→ DIRECTIONS FOR THIS TASK:
Check each line of the data below for the string "lsum", then state how many have it and nothing else.

[Start of section]

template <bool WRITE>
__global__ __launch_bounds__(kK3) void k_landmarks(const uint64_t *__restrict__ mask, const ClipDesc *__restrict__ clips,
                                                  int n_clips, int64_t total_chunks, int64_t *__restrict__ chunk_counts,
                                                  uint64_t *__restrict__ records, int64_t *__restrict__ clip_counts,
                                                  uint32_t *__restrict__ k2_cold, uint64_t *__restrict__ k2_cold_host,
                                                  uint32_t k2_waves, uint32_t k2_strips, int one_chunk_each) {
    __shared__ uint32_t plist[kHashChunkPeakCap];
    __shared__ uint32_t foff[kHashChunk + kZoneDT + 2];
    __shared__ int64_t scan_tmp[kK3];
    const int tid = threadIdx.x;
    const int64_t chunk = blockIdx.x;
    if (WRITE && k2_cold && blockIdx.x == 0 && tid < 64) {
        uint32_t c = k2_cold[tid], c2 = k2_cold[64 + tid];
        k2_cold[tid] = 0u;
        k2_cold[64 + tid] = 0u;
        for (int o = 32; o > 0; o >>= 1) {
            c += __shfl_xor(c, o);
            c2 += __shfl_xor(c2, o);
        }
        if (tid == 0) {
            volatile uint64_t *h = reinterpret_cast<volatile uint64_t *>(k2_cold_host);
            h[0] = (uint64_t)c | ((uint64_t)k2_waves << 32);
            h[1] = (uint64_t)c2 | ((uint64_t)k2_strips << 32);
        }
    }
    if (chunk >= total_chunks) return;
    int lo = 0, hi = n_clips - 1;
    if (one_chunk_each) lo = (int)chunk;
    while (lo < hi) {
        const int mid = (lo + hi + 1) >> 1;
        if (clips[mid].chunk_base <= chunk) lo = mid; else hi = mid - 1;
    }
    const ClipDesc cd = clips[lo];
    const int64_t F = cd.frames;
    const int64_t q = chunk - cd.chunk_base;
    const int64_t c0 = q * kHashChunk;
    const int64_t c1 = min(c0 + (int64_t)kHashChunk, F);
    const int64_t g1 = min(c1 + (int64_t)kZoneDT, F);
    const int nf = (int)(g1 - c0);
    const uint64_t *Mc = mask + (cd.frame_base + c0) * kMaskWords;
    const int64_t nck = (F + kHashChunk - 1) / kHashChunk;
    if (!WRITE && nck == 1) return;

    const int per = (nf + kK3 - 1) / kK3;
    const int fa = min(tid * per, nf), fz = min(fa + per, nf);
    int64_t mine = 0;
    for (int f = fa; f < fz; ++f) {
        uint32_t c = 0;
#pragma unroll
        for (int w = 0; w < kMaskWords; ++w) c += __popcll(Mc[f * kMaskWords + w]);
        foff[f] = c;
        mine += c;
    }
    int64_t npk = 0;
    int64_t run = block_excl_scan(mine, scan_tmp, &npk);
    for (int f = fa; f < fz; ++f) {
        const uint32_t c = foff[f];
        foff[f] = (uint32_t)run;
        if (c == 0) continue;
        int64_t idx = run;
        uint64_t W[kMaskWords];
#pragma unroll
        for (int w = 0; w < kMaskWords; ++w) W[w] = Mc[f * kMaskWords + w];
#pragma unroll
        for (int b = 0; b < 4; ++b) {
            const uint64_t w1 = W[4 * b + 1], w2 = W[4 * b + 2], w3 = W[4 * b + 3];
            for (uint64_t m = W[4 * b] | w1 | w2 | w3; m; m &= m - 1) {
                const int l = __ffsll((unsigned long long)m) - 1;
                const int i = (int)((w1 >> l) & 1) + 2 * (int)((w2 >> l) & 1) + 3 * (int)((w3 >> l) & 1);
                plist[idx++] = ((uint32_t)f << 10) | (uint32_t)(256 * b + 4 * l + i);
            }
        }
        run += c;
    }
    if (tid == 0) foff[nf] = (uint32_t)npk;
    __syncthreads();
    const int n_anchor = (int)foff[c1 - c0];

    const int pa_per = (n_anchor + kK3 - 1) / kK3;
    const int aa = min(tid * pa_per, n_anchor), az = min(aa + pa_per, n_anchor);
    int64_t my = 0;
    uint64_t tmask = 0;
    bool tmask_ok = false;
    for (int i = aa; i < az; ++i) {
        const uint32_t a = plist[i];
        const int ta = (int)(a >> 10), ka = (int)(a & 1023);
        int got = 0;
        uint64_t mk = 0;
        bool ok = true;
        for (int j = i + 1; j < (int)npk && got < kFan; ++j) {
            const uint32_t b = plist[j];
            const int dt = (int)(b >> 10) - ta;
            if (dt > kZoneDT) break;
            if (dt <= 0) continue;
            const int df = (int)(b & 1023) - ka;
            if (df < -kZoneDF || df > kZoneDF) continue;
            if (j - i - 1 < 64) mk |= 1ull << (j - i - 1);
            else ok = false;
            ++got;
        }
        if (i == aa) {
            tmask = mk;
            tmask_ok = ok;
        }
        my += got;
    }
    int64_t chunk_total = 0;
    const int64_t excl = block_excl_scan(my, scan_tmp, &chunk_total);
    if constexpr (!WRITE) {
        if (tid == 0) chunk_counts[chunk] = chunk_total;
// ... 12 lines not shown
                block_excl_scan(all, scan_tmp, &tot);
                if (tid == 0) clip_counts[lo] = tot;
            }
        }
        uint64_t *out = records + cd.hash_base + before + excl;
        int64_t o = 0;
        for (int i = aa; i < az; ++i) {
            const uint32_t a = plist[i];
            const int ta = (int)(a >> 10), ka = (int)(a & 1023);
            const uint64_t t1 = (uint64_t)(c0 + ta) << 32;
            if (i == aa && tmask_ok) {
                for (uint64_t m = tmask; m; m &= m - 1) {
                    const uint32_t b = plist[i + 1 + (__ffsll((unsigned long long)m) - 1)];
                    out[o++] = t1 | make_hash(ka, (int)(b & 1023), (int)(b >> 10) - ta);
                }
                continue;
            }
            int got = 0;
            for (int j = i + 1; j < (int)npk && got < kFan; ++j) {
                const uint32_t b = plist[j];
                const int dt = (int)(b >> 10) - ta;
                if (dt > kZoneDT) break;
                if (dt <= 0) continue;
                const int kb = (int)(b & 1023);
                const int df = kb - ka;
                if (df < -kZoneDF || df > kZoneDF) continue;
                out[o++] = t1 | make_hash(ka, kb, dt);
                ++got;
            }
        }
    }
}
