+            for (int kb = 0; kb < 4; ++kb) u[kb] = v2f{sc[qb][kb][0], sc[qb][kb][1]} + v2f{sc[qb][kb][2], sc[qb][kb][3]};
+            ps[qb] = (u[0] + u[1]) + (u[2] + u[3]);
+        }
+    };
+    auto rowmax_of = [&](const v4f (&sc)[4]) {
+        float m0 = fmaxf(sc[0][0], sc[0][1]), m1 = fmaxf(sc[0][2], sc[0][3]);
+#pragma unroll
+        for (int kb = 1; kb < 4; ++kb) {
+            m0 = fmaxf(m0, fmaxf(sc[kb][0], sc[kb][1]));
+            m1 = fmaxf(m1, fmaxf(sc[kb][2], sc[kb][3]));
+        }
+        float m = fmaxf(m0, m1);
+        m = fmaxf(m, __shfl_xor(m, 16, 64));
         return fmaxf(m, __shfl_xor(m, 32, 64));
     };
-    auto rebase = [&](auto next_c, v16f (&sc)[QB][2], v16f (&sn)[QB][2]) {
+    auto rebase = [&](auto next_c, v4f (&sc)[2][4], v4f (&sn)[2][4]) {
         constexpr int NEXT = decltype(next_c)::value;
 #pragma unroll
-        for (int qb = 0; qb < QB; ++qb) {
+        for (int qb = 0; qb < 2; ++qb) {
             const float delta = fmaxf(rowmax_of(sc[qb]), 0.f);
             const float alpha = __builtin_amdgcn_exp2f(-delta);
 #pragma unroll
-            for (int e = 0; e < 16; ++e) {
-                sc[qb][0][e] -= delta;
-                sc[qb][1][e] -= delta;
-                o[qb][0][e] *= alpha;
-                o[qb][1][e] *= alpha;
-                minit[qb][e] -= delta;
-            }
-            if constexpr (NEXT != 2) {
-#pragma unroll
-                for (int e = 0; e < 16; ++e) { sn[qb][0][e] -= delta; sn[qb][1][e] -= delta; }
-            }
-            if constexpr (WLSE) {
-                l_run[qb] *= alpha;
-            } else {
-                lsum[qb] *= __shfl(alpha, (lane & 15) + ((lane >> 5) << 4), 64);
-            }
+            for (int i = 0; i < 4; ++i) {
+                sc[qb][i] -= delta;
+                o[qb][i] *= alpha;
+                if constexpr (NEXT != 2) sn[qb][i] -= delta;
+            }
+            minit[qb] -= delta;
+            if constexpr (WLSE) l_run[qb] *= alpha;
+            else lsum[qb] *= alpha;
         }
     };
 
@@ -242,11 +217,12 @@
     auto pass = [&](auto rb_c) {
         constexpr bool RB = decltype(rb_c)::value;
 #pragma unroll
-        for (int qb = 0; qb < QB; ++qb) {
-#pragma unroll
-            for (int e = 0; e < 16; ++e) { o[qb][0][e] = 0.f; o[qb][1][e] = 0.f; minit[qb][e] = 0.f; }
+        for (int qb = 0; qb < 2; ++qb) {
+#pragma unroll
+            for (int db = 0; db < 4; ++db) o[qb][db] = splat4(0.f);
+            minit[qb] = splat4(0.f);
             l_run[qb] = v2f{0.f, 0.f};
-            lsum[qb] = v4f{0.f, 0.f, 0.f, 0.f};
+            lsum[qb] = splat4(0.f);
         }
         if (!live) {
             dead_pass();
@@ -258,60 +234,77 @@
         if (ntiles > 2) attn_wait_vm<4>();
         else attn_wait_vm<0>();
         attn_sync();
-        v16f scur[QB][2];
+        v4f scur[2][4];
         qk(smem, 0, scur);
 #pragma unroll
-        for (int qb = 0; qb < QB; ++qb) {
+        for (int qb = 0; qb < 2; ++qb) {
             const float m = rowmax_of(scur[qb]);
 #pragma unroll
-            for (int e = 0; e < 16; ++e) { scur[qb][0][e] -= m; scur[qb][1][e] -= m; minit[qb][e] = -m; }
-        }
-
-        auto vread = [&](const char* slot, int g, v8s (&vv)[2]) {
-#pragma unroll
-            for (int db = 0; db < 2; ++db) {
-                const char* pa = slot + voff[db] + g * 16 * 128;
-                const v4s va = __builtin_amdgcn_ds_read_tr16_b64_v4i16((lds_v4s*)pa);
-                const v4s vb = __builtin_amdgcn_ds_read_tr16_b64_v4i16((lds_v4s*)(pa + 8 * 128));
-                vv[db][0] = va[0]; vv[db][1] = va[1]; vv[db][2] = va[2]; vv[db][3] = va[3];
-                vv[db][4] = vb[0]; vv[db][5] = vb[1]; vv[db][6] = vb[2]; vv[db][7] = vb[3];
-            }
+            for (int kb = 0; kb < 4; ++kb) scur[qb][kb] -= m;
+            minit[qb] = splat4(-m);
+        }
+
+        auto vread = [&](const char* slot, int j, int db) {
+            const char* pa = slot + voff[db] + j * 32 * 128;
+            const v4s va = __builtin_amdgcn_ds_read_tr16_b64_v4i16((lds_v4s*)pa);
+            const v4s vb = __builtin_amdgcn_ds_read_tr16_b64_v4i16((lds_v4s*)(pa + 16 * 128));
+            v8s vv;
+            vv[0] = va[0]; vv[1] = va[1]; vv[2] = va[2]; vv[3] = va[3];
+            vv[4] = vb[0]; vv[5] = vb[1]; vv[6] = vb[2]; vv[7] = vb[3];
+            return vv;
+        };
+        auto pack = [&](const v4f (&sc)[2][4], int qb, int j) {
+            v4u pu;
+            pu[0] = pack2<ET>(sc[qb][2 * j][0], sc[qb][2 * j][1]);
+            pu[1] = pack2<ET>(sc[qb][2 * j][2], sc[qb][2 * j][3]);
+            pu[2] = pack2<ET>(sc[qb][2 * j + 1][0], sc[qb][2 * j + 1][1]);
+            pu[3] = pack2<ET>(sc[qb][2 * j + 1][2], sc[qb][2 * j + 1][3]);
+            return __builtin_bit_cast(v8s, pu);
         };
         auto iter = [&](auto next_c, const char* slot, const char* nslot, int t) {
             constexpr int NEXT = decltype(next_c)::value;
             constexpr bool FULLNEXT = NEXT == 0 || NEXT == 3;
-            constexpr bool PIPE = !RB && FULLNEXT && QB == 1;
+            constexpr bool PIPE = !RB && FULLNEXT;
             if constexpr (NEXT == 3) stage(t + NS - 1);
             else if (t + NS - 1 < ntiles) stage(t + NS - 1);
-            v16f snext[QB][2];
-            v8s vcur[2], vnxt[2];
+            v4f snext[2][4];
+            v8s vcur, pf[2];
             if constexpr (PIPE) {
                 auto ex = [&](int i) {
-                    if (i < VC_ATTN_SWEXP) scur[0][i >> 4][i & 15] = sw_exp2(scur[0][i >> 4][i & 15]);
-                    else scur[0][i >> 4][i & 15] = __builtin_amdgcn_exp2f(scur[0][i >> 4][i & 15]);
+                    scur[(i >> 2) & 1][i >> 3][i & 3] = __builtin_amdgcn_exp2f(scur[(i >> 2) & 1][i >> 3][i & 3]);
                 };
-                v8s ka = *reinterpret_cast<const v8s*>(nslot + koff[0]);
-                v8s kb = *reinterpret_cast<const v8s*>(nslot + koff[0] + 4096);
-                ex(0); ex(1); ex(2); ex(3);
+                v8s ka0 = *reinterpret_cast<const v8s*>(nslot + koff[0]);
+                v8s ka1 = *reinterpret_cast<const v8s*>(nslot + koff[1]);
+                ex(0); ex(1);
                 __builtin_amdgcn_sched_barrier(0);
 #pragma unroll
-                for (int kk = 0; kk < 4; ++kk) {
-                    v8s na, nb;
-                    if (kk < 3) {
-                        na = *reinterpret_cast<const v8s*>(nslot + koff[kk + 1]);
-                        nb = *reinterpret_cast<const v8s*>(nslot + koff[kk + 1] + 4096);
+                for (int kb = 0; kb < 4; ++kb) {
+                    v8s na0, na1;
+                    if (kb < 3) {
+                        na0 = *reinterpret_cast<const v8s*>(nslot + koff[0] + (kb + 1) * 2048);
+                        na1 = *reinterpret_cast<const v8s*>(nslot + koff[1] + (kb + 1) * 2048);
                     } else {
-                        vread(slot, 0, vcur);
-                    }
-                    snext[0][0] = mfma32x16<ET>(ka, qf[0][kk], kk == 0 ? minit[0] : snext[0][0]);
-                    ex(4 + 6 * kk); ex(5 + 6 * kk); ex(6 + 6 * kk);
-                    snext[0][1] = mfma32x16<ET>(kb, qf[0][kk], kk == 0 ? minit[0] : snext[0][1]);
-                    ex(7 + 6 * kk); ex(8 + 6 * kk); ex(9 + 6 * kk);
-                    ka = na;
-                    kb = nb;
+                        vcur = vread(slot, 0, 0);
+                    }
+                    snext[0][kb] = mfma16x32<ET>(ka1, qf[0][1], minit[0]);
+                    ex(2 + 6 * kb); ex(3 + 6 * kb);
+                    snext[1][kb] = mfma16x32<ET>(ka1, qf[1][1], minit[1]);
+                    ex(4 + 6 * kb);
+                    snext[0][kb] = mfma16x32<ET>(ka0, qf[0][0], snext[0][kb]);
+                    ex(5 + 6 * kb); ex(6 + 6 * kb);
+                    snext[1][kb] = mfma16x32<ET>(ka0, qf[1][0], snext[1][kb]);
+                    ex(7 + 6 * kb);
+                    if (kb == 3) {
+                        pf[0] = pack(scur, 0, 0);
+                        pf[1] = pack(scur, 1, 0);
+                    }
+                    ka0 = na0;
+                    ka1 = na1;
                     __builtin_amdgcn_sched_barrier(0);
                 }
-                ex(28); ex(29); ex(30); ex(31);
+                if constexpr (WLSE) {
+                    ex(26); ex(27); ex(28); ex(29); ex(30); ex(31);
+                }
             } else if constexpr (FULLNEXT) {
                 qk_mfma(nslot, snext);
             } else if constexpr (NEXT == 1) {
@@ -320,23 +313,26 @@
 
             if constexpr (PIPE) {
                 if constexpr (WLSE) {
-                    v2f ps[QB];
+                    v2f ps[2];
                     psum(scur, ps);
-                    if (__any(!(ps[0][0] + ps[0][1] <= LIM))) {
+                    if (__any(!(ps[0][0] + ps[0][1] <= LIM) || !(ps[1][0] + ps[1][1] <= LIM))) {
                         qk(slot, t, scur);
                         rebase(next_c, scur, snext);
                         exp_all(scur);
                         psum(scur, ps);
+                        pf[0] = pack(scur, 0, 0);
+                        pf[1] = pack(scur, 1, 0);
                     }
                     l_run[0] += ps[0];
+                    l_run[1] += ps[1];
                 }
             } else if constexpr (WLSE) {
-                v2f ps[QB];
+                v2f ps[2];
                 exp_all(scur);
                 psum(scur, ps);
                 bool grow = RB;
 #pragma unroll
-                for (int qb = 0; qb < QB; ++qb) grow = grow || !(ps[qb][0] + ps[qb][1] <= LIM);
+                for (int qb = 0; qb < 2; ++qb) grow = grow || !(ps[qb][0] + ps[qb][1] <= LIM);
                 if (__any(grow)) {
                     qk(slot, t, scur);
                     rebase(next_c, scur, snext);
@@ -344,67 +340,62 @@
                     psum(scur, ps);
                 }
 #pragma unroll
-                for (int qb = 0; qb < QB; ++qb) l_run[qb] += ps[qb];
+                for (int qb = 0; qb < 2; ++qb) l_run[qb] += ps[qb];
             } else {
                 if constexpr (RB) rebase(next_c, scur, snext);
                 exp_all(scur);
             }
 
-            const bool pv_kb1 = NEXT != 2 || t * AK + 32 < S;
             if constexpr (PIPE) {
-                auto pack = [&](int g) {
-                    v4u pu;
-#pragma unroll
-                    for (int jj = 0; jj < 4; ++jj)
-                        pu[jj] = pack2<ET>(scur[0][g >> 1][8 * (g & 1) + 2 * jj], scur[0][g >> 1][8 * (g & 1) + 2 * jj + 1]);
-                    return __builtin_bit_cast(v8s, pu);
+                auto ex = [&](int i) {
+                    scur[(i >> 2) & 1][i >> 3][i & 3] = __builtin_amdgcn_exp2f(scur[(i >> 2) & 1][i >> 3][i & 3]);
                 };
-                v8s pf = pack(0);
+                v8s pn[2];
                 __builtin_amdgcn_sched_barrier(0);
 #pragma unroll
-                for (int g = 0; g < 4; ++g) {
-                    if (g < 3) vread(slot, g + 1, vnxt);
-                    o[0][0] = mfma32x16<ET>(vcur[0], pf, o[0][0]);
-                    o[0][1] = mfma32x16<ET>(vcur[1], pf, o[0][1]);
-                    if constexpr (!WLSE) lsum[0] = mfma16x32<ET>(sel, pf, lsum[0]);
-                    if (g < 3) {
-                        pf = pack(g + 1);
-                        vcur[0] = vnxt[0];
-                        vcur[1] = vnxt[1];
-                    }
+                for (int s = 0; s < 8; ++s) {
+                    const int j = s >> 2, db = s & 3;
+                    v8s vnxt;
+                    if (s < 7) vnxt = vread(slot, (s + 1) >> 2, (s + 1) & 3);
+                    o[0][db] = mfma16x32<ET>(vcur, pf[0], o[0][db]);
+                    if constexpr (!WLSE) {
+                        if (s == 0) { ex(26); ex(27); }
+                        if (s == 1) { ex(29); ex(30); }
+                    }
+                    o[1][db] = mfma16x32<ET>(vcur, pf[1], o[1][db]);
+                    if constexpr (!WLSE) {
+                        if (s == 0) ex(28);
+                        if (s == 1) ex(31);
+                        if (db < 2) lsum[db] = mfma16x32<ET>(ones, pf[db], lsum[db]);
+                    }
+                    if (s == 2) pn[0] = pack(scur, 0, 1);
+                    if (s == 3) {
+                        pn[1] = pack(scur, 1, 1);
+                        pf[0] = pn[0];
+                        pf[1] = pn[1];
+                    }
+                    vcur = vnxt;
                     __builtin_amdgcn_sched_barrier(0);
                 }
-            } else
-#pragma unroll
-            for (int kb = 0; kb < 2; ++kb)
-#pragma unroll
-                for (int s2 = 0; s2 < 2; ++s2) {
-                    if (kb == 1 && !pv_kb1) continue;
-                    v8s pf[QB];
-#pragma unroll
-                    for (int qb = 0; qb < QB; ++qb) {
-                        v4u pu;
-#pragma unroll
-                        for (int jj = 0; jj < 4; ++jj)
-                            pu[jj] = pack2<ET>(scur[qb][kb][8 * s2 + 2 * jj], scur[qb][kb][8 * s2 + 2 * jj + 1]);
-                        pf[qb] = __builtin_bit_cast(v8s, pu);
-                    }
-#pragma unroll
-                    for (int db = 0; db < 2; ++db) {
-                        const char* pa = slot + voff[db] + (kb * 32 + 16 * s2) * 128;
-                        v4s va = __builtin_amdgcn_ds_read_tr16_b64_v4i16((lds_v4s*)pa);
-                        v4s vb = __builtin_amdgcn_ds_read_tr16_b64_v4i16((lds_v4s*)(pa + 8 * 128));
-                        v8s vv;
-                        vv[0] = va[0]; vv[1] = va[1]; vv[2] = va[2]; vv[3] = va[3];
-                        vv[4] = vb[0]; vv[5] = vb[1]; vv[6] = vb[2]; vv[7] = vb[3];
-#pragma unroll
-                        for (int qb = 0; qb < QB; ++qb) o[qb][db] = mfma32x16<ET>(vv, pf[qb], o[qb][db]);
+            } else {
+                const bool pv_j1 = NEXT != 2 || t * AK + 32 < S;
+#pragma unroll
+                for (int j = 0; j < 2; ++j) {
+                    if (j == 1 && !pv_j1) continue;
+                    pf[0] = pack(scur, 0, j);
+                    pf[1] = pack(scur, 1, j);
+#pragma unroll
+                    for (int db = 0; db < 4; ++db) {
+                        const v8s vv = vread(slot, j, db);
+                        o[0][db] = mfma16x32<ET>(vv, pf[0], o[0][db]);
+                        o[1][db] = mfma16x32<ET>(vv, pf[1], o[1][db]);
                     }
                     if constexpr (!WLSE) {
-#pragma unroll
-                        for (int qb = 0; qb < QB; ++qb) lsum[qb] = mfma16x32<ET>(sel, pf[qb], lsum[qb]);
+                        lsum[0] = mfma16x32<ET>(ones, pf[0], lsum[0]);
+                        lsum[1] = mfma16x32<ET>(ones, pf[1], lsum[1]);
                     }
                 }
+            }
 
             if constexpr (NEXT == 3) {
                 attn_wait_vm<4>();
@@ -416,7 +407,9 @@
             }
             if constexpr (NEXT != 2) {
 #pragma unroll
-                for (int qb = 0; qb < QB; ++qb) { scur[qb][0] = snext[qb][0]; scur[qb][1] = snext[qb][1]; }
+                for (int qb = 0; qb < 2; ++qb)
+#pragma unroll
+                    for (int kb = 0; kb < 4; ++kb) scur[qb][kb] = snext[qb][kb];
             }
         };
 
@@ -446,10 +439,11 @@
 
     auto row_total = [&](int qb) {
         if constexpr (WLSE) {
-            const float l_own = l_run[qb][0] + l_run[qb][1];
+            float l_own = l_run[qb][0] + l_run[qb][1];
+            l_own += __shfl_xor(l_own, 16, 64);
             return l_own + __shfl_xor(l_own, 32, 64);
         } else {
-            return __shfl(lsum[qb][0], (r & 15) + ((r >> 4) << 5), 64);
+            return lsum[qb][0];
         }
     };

[End of section]

→ ANSWER TO THE PROBLEM:
11